Тогда я вдруг осознал, что просто стою там и пялюсь на них, держа в руке зажжённую свечу; я покраснел как ребёнок, застигнутый врасплох, и немедленно отправился в свою комнату. Портье застилал кровати в 13-ом номере для новоприбывших, я же занимал 12-й, располагавшийся по соседству, так что наши комнаты были смежными, и это не могло не заинтриговать меня. Вернувшись к стойке регистрации, я спросил у управляющего о моих новых соседях.
— Эти двое с дорожной сумкой? — ответил он. — Они отметились в книге регистрации, взгляните!
Бросив беглый взгляд, я прочитал: Анри Десноэль, тридцати двух лет, и Эдмон Шалегрин, двадцати шести лет, оба из Версаля, и оба мясники.
Они были хорошо и элегантно одеты, несмотря на шляпы-котелки и дорожные пальто; высокий так вообще показался мне аристократом, что читалось во всей его внешности, выражении лица, аккуратных манерах, и неизменных перчатках. Между ними, впрочем, было определённое сходство: те же тёмно-синие, почти чёрные глаза, одинаковые длинные рыжеватые усы, подчёркивавшие резкие черты профиля; но высокий был гораздо бледнее, словно утомлённый и страдающий от хандры.
Час спустя я уже забыл обо всём этом, был вечер Марди Гра и улицы пестрели от разнообразия масок. Я вернулся около полуночи и поднялся в свой номер; уже наполовину раздевшись, я собирался лечь спать, когда в соседнем номере раздались голоса — то были мои мясники. Почему это иррациональное любопытство, которое ранее уже овладело мной у стойки регистрации, вернулось вновь? Я невольно прислушался.

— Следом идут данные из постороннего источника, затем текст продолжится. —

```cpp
static int gemm_impl(const void* A, int64_t lda, int a_kmajor, const void* B, int64_t ldb, int b_kmajor, void* C,
                     int64_t ldc, int c_dtype, int64_t M, int64_t N, int64_t K, int64_t batch, int64_t strideA,
                     int64_t strideB, int64_t strideC, const mmu_epilogue* epi, int64_t drop_row_step,
                     int64_t drop_row_off, mmu_stream_t stream) {
  if (!A || !B || !C) return fail("mmu_gemm: null operand");
  if (M <= 0 || N <= 0 || K <= 0 || batch <= 0) return fail("mmu_gemm: bad shape M=%ld N=%ld K=%ld", M, N, K);
  if (N % 128) return fail("mmu_gemm: N=%ld must be a multiple of 128", N);
  if ((a_kmajor || b_kmajor) && K % 64) return fail("mmu_gemm: K=%ld must be a multiple of 64 for a K-major operand", K);
  if (!a_kmajor && M % 128) return fail("mmu_gemm: M=%ld must be a multiple of 128 when A is M-major", M);
  if ((lda % 8) || (ldb % 8) || (ldc % 4)) return fail("mmu_gemm: leading dims must be 16-B aligned");
  if (c_dtype != MMU_BF16 && c_dtype != MMU_F32) return fail("mmu_gemm: bad c_dtype");
  GemmParams p{};
  p.A = (const bf16*)A; p.B = (const bf16*)B; p.C = C;
  p.lda = lda; p.ldb = ldb; p.ldc = ldc; p.M = M; p.N = N; p.K = K;
  p.sA = strideA; p.sB = strideB; p.sC = strideC;
  p.drop_ldn = N * drop_row_step; p.drop_base = N * drop_row_off;
  const int64_t a_span = 2 * (a_kmajor ? (M + 256) * lda : (K + 64) * lda);
  const int64_t b_span = 2 * (b_kmajor ? (N + 256) * ldb : (K + 64) * ldb);
  const bool big = M >= 256 && N >= 256 && a_span < (1ll << 32) - 4096 && b_span < (1ll << 32) - 4096;
  const int tile = big ? 256 : 128;
  p.tiles_m = (int)((M + tile - 1) / tile);
  p.tiles_n = (int)((N + tile - 1) / tile);
  int kind = MMU_EPI_STORE;
  if (epi) kind = epi->kind;
  p.group_m = p.tiles_n <= 3 ? 1 : ((b_kmajor && kind != MMU_EPI_DGELU) ? 8 : 2);
  if (epi) {
    kind = epi->kind;
    p.accumulate = epi->accumulate;
    p.bias = epi->bias; p.bias_bstride = epi->bias_bstride;
    p.residual = epi->residual; p.ldr = epi->ldr; p.res_bstride = epi->res_bstride;
    p.aux = epi->aux; p.ldx = epi->ldx; p.aux_bstride = epi->aux_bstride;
    p.colsum = epi->colsum; p.colsum_bstride = epi->colsum_bstride;
    p.drop_p = epi->drop_p; p.seed = epi->seed; p.seed_off = g_seed_off;
    p.res_ln_mean = epi->res_ln_mean; p.res_ln_rstd = epi->res_ln_rstd;
    p.res_ln_w = epi->res_ln_w; p.res_ln_b = epi->res_ln_b; p.res_ln_bstride = epi->res_ln_bstride;
    p.bn_x = (const bf16*)epi->bn_x; p.bn_mask = epi->bn_mask; p.bn_mean = epi->bn_mean;
    p.res_mask = epi->res_mask;
  }
  p.kind = kind;
  if (kind < 0 || kind > MMU_EPI_ADD_RES_BNB) return fail("mmu_gemm: bad epilogue kind %d", kind);
  if ((kind == MMU_EPI_STORE_BNB || kind == MMU_EPI_ADD_RES_BNB) &&
      (!p.colsum || !p.bn_x || !p.bn_mean || batch != 1 || !a_kmajor || b_kmajor || p.accumulate || p.bias ||
       ldc != N || c_dtype != MMU_BF16))
    return fail("mmu_gemm: *_BNB needs the table (colsum), bn_x, bn_mean, batch 1, K-major A, N-major B, "
                "bf16 C with ldc == N, no bias / accumulate");
  if (kind == MMU_EPI_STORE_STATS && (!p.colsum || batch != 1 || !a_kmajor || !b_kmajor || p.accumulate))
    return fail("mmu_gemm: STORE_STATS needs the stats table (colsum), batch 1, K-major A and B, no accumulate");
  if (kind != MMU_EPI_STORE && kind != MMU_EPI_BIAS_DROP_RES && c_dtype != MMU_BF16)
    return fail("mmu_gemm: fused epilogues other than BIAS_DROP_RES write bf16");
  if (kind == MMU_EPI_BIAS_DROP_RES && c_dtype == MMU_F32 && (ldc % 4 || (epi && epi->ldr % 4)))
    return fail("mmu_gemm: f32 hidden-stream epilogue needs 16-B aligned rows");
  {
    const int nln = !!p.res_ln_mean + !!p.res_ln_rstd + !!p.res_ln_w + !!p.res_ln_b;
    if (nln && (nln != 4 || kind != MMU_EPI_BIAS_DROP_RES || c_dtype != MMU_F32))
      return fail("mmu_gemm: res_ln_* (all four) only with BIAS_DROP_RES into an f32 C");
  }
  if (kind == MMU_EPI_DGELU && !p.aux) return fail("mmu_gemm: DGELU epilogue needs aux");
  if ((kind == MMU_EPI_BIAS_DROP_RES || kind == MMU_EPI_ADD_RES || kind == MMU_EPI_ADD_RES_BNB) && !p.residual)
// ... 25 lines not shown
    if (p.res_ln_w && (off16(p.res_ln_w) || off16(p.res_ln_b) || (bat && p.res_ln_bstride % 4)))
      return fail("mmu_gemm: res_ln_w, res_ln_b and res_ln_bstride must keep 16-B alignment");
    if (p.res_ln_w && (((uintptr_t)p.res_ln_mean | (uintptr_t)p.res_ln_rstd) & 3))
      return fail("mmu_gemm: res_ln_mean / res_ln_rstd must be 4-B aligned");
    const bool table = kind == MMU_EPI_STORE_STATS || kind == MMU_EPI_STORE_BNB || kind == MMU_EPI_ADD_RES_BNB;
    if (table && off16(p.colsum)) return fail("mmu_gemm: the float2 table (colsum) must be 16-B aligned");
    if (!table && p.colsum && ((uintptr_t)p.colsum & 3)) return fail("mmu_gemm: colsum must be 4-B aligned");
    if (epi && epi->workspace && off16(epi->workspace))
      return fail("mmu_gemm: the split-K workspace must be 16-B aligned (float4 slabs)");
    if ((kind == MMU_EPI_STORE_BNB || kind == MMU_EPI_ADD_RES_BNB) && (off16(p.bn_x) || off16(p.bn_mean)))
      return fail("mmu_gemm: bn_x and bn_mean must be 16-B aligned");
  }
  p.splitk = 1;
  p.kchunk = K;
  if (kind == MMU_EPI_STORE && c_dtype == MMU_F32 && !p.bias && !p.colsum && epi && epi->workspace && K >= 1024) {
    const int64_t tiles = (int64_t)p.tiles_m * p.tiles_n * batch;
    const int64_t max_split = 64, min_k = K >= 32768 ? 1024 : 256;
    int64_t want = (640 + tiles - 1) / tiles;
    if (want > K / min_k) want = K / min_k;
    if (want > max_split) want = max_split;
    const int64_t cap = epi->workspace_floats / (batch * M * N);
    if (want > cap) want = cap;
    if (want >= 2) {
      int64_t chunk = (K + want - 1) / want;
      chunk = (chunk + 63) / 64 * 64;
      p.kchunk = chunk;
      p.splitk = (int)((K + chunk - 1) / chunk);
      p.ws = epi->workspace;
    }
  }
  const char* wide_env = getenv("MMU_GEMM_WIDE");
  const char* wide_min_env = getenv("MMU_GEMM_WIDE_MIN_TILES");
  const int wide_mode = wide_env ? atoi(wide_env) : 1;
  const int64_t wide_min = wide_min_env ? (int64_t)atoll(wide_min_env) : (int64_t)1024;
  const bool tail_kind = kind == MMU_EPI_STORE || kind == MMU_EPI_BIAS_GELU || kind == MMU_EPI_BIAS_DROP_RES ||
                         kind == MMU_EPI_DGELU || kind == MMU_EPI_ADD_RES;
  const bool wide_kind = tail_kind && kind != MMU_EPI_DGELU;
  const bool wide = (wide_mode == 2 ? tail_kind : wide_mode == 1 && wide_kind && N >= 2304) && big && a_kmajor &&
                    b_kmajor && N % 384 == 0 && p.splitk == 1 &&
                    2 * (M + 256) * lda < (1ll << 32) - 4096 && 2 * (N + 384) * ldb < (1ll << 32) - 4096 &&
                    (M + 255) / 256 * (N / 384) * batch >= wide_min;
  if (wide) {
    p.tiles_m = (int)((M + 255) / 256);
    p.tiles_n = (int)(N / 384);
    p.group_m = p.tiles_n <= 2 ? 1 : (kind != MMU_EPI_DGELU ? 8 : 2);
  }
  const char* tail_env = getenv("MMU_GEMM_TAIL");
  const int tail_mode = tail_env ? atoi(tail_env) : 1;
  int64_t tail_rows = 0, m_main = M, tail_chunk = K;
  int tail_split = 1;
  float* tail_ws = nullptr;
  if ((tail_mode == 2 || (tail_mode == 1 && wide)) && big && batch == 1 && p.splitk == 1 && tail_kind &&
      a_kmajor && K >= 512) {
    const int64_t tiles = (int64_t)p.tiles_m * p.tiles_n, left = tiles % 256;
    if (tiles > 256 && left > 0 && left % p.tiles_n == 0 && left * 8 <= 256) {
      m_main = (int64_t)(p.tiles_m - left / p.tiles_n) * 256;
      tail_rows = M - m_main;
      const int64_t st = (tail_rows + 127) / 128 * (N / 128);
      int64_t sk = 256 / st;
      if (sk > K / 256) sk = K / 256;
      if (sk < 1) sk = 1;
      tail_chunk = ((K + sk - 1) / sk + 63) / 64 * 64;
      tail_split = (int)((K + tail_chunk - 1) / tail_chunk);
      tail_ws = tail_split >= 2 ? tail_workspace((int64_t)tail_split * tail_rows * N, (hipStream_t)stream) : nullptr;
      if (!tail_ws) {
        tail_rows = 0;
        m_main = M;
      }
    }
  }
  hipStream_t s = (hipStream_t)stream;
  bool timed;
  std::pair<hipEvent_t, hipEvent_t> ev;
  {
    std::lock_guard<std::mutex> lk(g_t.mu);
    timed = g_t.on && !g_t.paused;
  }
  if (timed) {
    ev = take_events();
    (void)hipEventRecord(ev.first, s);
  }
  const bool det = deterministic();
  const char* csp_env = getenv("MMU_GEMM_CS_PART");
  const bool cs_plain = p.colsum && kind != MMU_EPI_STORE_STATS && kind != MMU_EPI_STORE_BNB &&
                        kind != MMU_EPI_ADD_RES_BNB;
  const bool cs_rows_ok = cs_plain && batch == 1 && p.splitk == 1 && (det || !csp_env || atoi(csp_env) != 0);
  const int cs_rows_main = (big && !wide) ? 128 : 64;
  const int64_t cs_parts_main = (m_main + cs_rows_main - 1) / cs_rows_main;
  const int64_t cs_parts = cs_parts_main + (tail_rows + 63) / 64;
  float* cs_part = cs_rows_ok ? tail_workspace(cs_parts * N, s, 1) : nullptr;
  if (det && cs_plain && !cs_part)
    return fail("mmu_gemm: deterministic mode: colsum with batch=%ld splitk=%d has no partial-row path%s",
// ... 824 lines not shown
```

— Значит, ты не хочешь переодеваться, чтобы пойти на бал? — спросил голос старшего. — Мне стоит беспокоиться? Что с тобой, ты болен?
Но когда другой не ответил, старший продолжил:
— Ты пьян, ты всё ещё пьян?
Тогда другой голос, звучавший хрипло и жалобно, произнёс:
— Это твоя вина, почему ты позволил мне пить? Мне всегда нехорошо, когда я пью это вино.
— Ладно, тогда давай ложиться, — раздался резкий голос. — Держи свою ночную рубашку.
Я слышал, как щёлкнули открывшиеся застёжки дорожной сумки.
— Так ты не пойдёшь на бал? — спросил пьяный голос.
— Какое удовольствие слоняться по улицам в костюме одному? Нет, я тоже лягу спать.
Я слышал, как он яростно взбивал матрас и подушку, а затем раздался звук разбрасываемой по комнате одежды — мужчина разделся. Я прислушивался, стоя босиком возле двери и тяжело дыша.
— Такие прекрасные костюмы, жаль! — нарушил тишину голос высокого человека, и послышался шелест шёлка и атла́са.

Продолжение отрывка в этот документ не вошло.